Last Updated: Mon May 09, 2011 21:59 pm (KSA) 18:59 pm (GMT)

Letter from Denmark: Marking scientific expedition from Europe to the Arab world

Visitors to a special show in Copenhagen of a 1761 Danish scientific expedition to the Arab world.
Visitors to a special show in Copenhagen of a 1761 Danish scientific expedition to the Arab world.

It has been 250 years since a special Danish scientific expedition set off from Denmark to the Arab world sent by the 18th century Danish King Frederik V.

But the expedition that has not lost is resonance with the Danish cultural world and Danish Arabs in Copenhagen who have been rediscovering this voyage and its implications for Danish-Arab relations.

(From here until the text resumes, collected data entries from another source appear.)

struct Tile {
  const TcParams* p;
  const CUtensorMap *ma, *mb;
  const ChainStepDev* sd;
  int bi, mi, ni, step;
  bool live;
};
template <bool CHAIN>
__device__ __forceinline__ void decode_tile(const KernelArgs& a, long long tile, int rank, int& cursor, Tile& t) {
  if (!CHAIN) {
    uint32_t x = (uint32_t)tile;
    const uint32_t tn = (uint32_t)a.p.tiles_n, tm = (uint32_t)a.p.tiles_m;
    t.ni = (int)(x % tn); x /= tn;
    t.mi = (int)(x % tm);
    t.bi = (int)(x / tm);
    t.p = &a.p; t.ma = &a.tmA; t.mb = &a.tmB; t.sd = nullptr; t.step = 0;
    t.live = true;
  } else {
    const ChainParams& cp = a.cp;
    while (cursor + 1 < cp.nsegs && tile >= cp.segs[cursor + 1].tile0) ++cursor;
    const ChainSeg sg = cp.segs[cursor];
    const ChainStepDev* sd = cp.steps + sg.step;
    uint32_t local = (uint32_t)(tile - sg.tile0);
    const uint32_t tn = (uint32_t)sd->p.tiles_n, tm = (uint32_t)sd->p.tiles_m, pm = (tm + 1) / 2;
    t.ni = (int)(local % tn); local /= tn;
    t.mi = 2 * (int)(local % pm) + rank;
    t.bi = sg.sample0 + (int)(local / pm);
    t.step = sg.step;
    t.p = &sd->p; t.ma = &sd->tmA; t.mb = &sd->tmB; t.sd = sd;
    t.live = (uint32_t)t.mi < tm;
  }
// ... 16 lines not shown
    for (int i = 0; i < 4; ++i) {
      const int k = kc * 4 + i;
      const uint32_t addr = src + (uint32_t)k * 128u + (uint32_t)((((m >> 2) ^ (k & 7)) << 4) | ((m & 3) << 2));
      asm volatile("ld.shared.b32 %0, [%1];" : "=r"(v[i]) : "r"(addr) : "memory");
    }
    asm volatile("st.shared.v4.b32 [%0], {%1, %2, %3, %4};" ::"r"(dst), "r"(v[0]), "r"(v[1]), "r"(v[2]), "r"(v[3]) : "memory");
  }
  asm volatile("fence.proxy.async.shared::cta;" ::: "memory");
}

template <int KIND, int BN, int TA, int TB>
__device__ __forceinline__ void mma_k(float* d, uint64_t a, uint64_t b, uint32_t acc) {
  if constexpr (KIND == 2) {
    if constexpr (BN == 64) wgmma_n64_tf32(d, a, b, acc);
    else if constexpr (BN == 128) wgmma_n128_tf32(d, a, b, acc);
    else wgmma_n256_tf32(d, a, b, acc);
  } else if constexpr (KIND == 0) {
    if constexpr (BN == 64) wgmma_n64_bf16<TA, TB>(d, a, b, acc);
    else if constexpr (BN == 128) wgmma_n128_bf16<TA, TB>(d, a, b, acc);
    else wgmma_n256_bf16<TA, TB>(d, a, b, acc);
  } else {
    if constexpr (BN == 64) wgmma_n64_f16<TA, TB>(d, a, b, acc);
    else if constexpr (BN == 128) wgmma_n128_f16<TA, TB>(d, a, b, acc);
    else wgmma_n256_f16<TA, TB>(d, a, b, acc);
  }
}

template <bool PAIR>
__device__ __forceinline__ void release_slot(uint32_t bar) {
  if constexpr (PAIR) { mbar_arrive_cluster(bar, 0); mbar_arrive_cluster(bar, 1); }
  else mbar_arrive(bar);
}

__device__ __forceinline__ void drainloop(int S, uint32_t bar_base, int num_kb, int lane, int& s, uint32_t& ph) {
#pragma unroll 1
  for (int kb = 0; kb < num_kb; ++kb) {
    mbar_wait(bar_base + 8u * s, ph);
    __syncwarp();
    if (lane == 0) release_slot<true>(bar_base + 8u * (S + s));
    if (++s == S) { s = 0; ph ^= 1; }
  }
}

template <int KIND, int BN, int TA, int TB, bool PAIR>
__device__ __forceinline__ void mainloop(float* d, uint8_t* smem, int stage_bytes, int S, uint32_t bar_base, int num_kb,
                                         int a_mn, int b_mn, int wg, int ctid, int lane, int& s, uint32_t& ph) {
  constexpr int BK = kRowBytes / (KIND == 2 ? 4 : 2);
  constexpr uint32_t a_lbo = TA ? BK * kRowBytes : 16u, b_lbo = TB ? BK * kRowBytes : 16u;
  constexpr uint32_t a_kstep = TA ? 16u * kRowBytes : 32u, b_kstep = TB ? 16u * kRowBytes : 32u;
  int prev = -1;
  for (int kb = 0; kb < num_kb; ++kb) {
    TNB_PHASE(const unsigned long long tw = phase_clock();)
    mbar_wait(bar_base + 8u * s, ph);
    TNB_PHASE(if (ctid == 0) TNB_PHASE_ADD(1, phase_clock() - tw);)
    const uint32_t sa = smem_u32(smem + (size_t)s * stage_bytes);
    if (KIND == 2 && (a_mn || b_mn)) {
      transpose_stage_tf32(sa, a_mn, b_mn, BN, ctid);
      consumers_sync();
    }
    const uint32_t sa_wg = sa + (uint32_t)wg * 64u * kRowBytes;
    const uint32_t sb = sa + kBM * kRowBytes;
    wg_fence();
#pragma unroll
    for (int k = 0; k < 4; ++k)
      mma_k<KIND, BN, TA, TB>(d, gmma_desc(sa_wg + k * a_kstep, a_lbo, 1024u), gmma_desc(sb + k * b_kstep, b_lbo, 1024u),
                              (kb > 0 || k > 0) ? 1u : 0u);
    wg_commit();
    if (prev >= 0) {
      wg_wait<1>();
      __syncwarp();
      if (lane == 0) release_slot<PAIR>(bar_base + 8u * (S + prev));
    }
    prev = s;
    if (++s == S) { s = 0; ph ^= 1; }
  }
  wg_wait<0>();
  __syncwarp();
  if (lane == 0) release_slot<PAIR>(bar_base + 8u * (S + prev));
}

The occasion is the opening in Copenhagen of a special exhibition of the historic journey.

In 1761 King Frederik V sent handpicked scientists on an expedition to the East, which was to last two years, with the clear aim of discovering, exploring and documenting the Arab world. However seven years passed before the one surviving scientist of the six, Carsten Niehbuhr returned to Denmark.

The journey took the six from Copenhagen by road to Constantinople and from there to Alexandria and Cairo. They realized that their European clothes were not well suited to the climate, and from early on they begin to wear Oriental attire. Along the way they collected seeds, mapped towns and seas (which included the first map of Yemen and the first map of the Red Sea), and documented scenes of everyday life; one of the men, an illustrator even sketched the various Arab hats that he observed. It was not until they reached Yemen that the first of them succumbed to illness—most probably malaria—followed soon after by the others.

Only Niebuhr and one other traveler made it to India, but Carsten Niehbuhr was soon to become the sole traveler, and he continued his journey alone through Iran, Iraq and Syria, often under the name Abdullah, before he finally returned to Denmark in 1767.

It was Neibuhr who kept a detailed journal of the expedition, and along with illustrations, the exhibition offers a fascinating, and very personal insight into this Danish Arabia expedition.

The exhibition opened on May 8, and it has been a huge success, with critics praising it and large crowds attending the show. Held at Copenhagen’s Royal Library, Prince Henrik of Denmark and Foreign Minister Lene Espersen came to the opening.

To represent the Arab side of the relationship the Director of the Islamic Educational, Scientific and Cultural Organization (ISESCO), Dr. Abdualaziz Othman Altwaijri, and the newly appointed “Ambassador of Historic Relations of Denmark and the Middle East,” and President of Helnan International Hotels, Enan Galaly were present.

The story of this journey was hailed by the guests as having been of huge importance for the relationship between the Arabs and the Danes. They also said that the relationship served as a beacon of hope for the improvement of relations between the two in the present, especially after the damaging repercussions of the series of cartoons depicting the Prophet Muhammed, which were published in a Danish newspaper in 2005 and which sparked outrage in the Middle East.

Lene Espersen, Minister of Foreign Affairs said, “Fundamentally the expedition is a perfect case study in the benefit of cultural exchange and the ability of meeting a different civilization with an open and inquisitive mind.”

She continued, “Today, 250 years later, the expedition shown here in the library calls on us not to rush to judge other people without getting to know them first.”

In Neibuhr’s own journal he said, “We Europeans often judge the customs of foreign nations too quickly, even before we have come to know them.”

The rediscovering of this journey is also being made into a documentary by the Danish broadcasting corporation (DR), part of which includes a renewed expedition to the Middle East, following in Niebuhr’s footsteps.

Catherine Knudsen of DR said “I went to Egypt, and I think that some ideas that I had about the Middle East before I went turned out to be different. I think that this exhibition is a good idea to build new relations between Denmark and the Middle East, because our relationship is not perfect at the moment. I hope this will strengthen it.”

The expedition was intended as a purely scientific and exploration journey, the first of its kind to set out from Europe to the Orient, and is in stark contrast to the mainly military expeditions that were sent from Europe at the time.

Lene Espersen reiterated its peaceful message, “The expedition was born out of curiosity, a search for knowledge… when the high and mighty rulers of Europe and the capitals could think of little else than to show power and glory, the goals behind Carsten Niebuhr’s expedition to Arabia Felix were different and of a more noble nature.”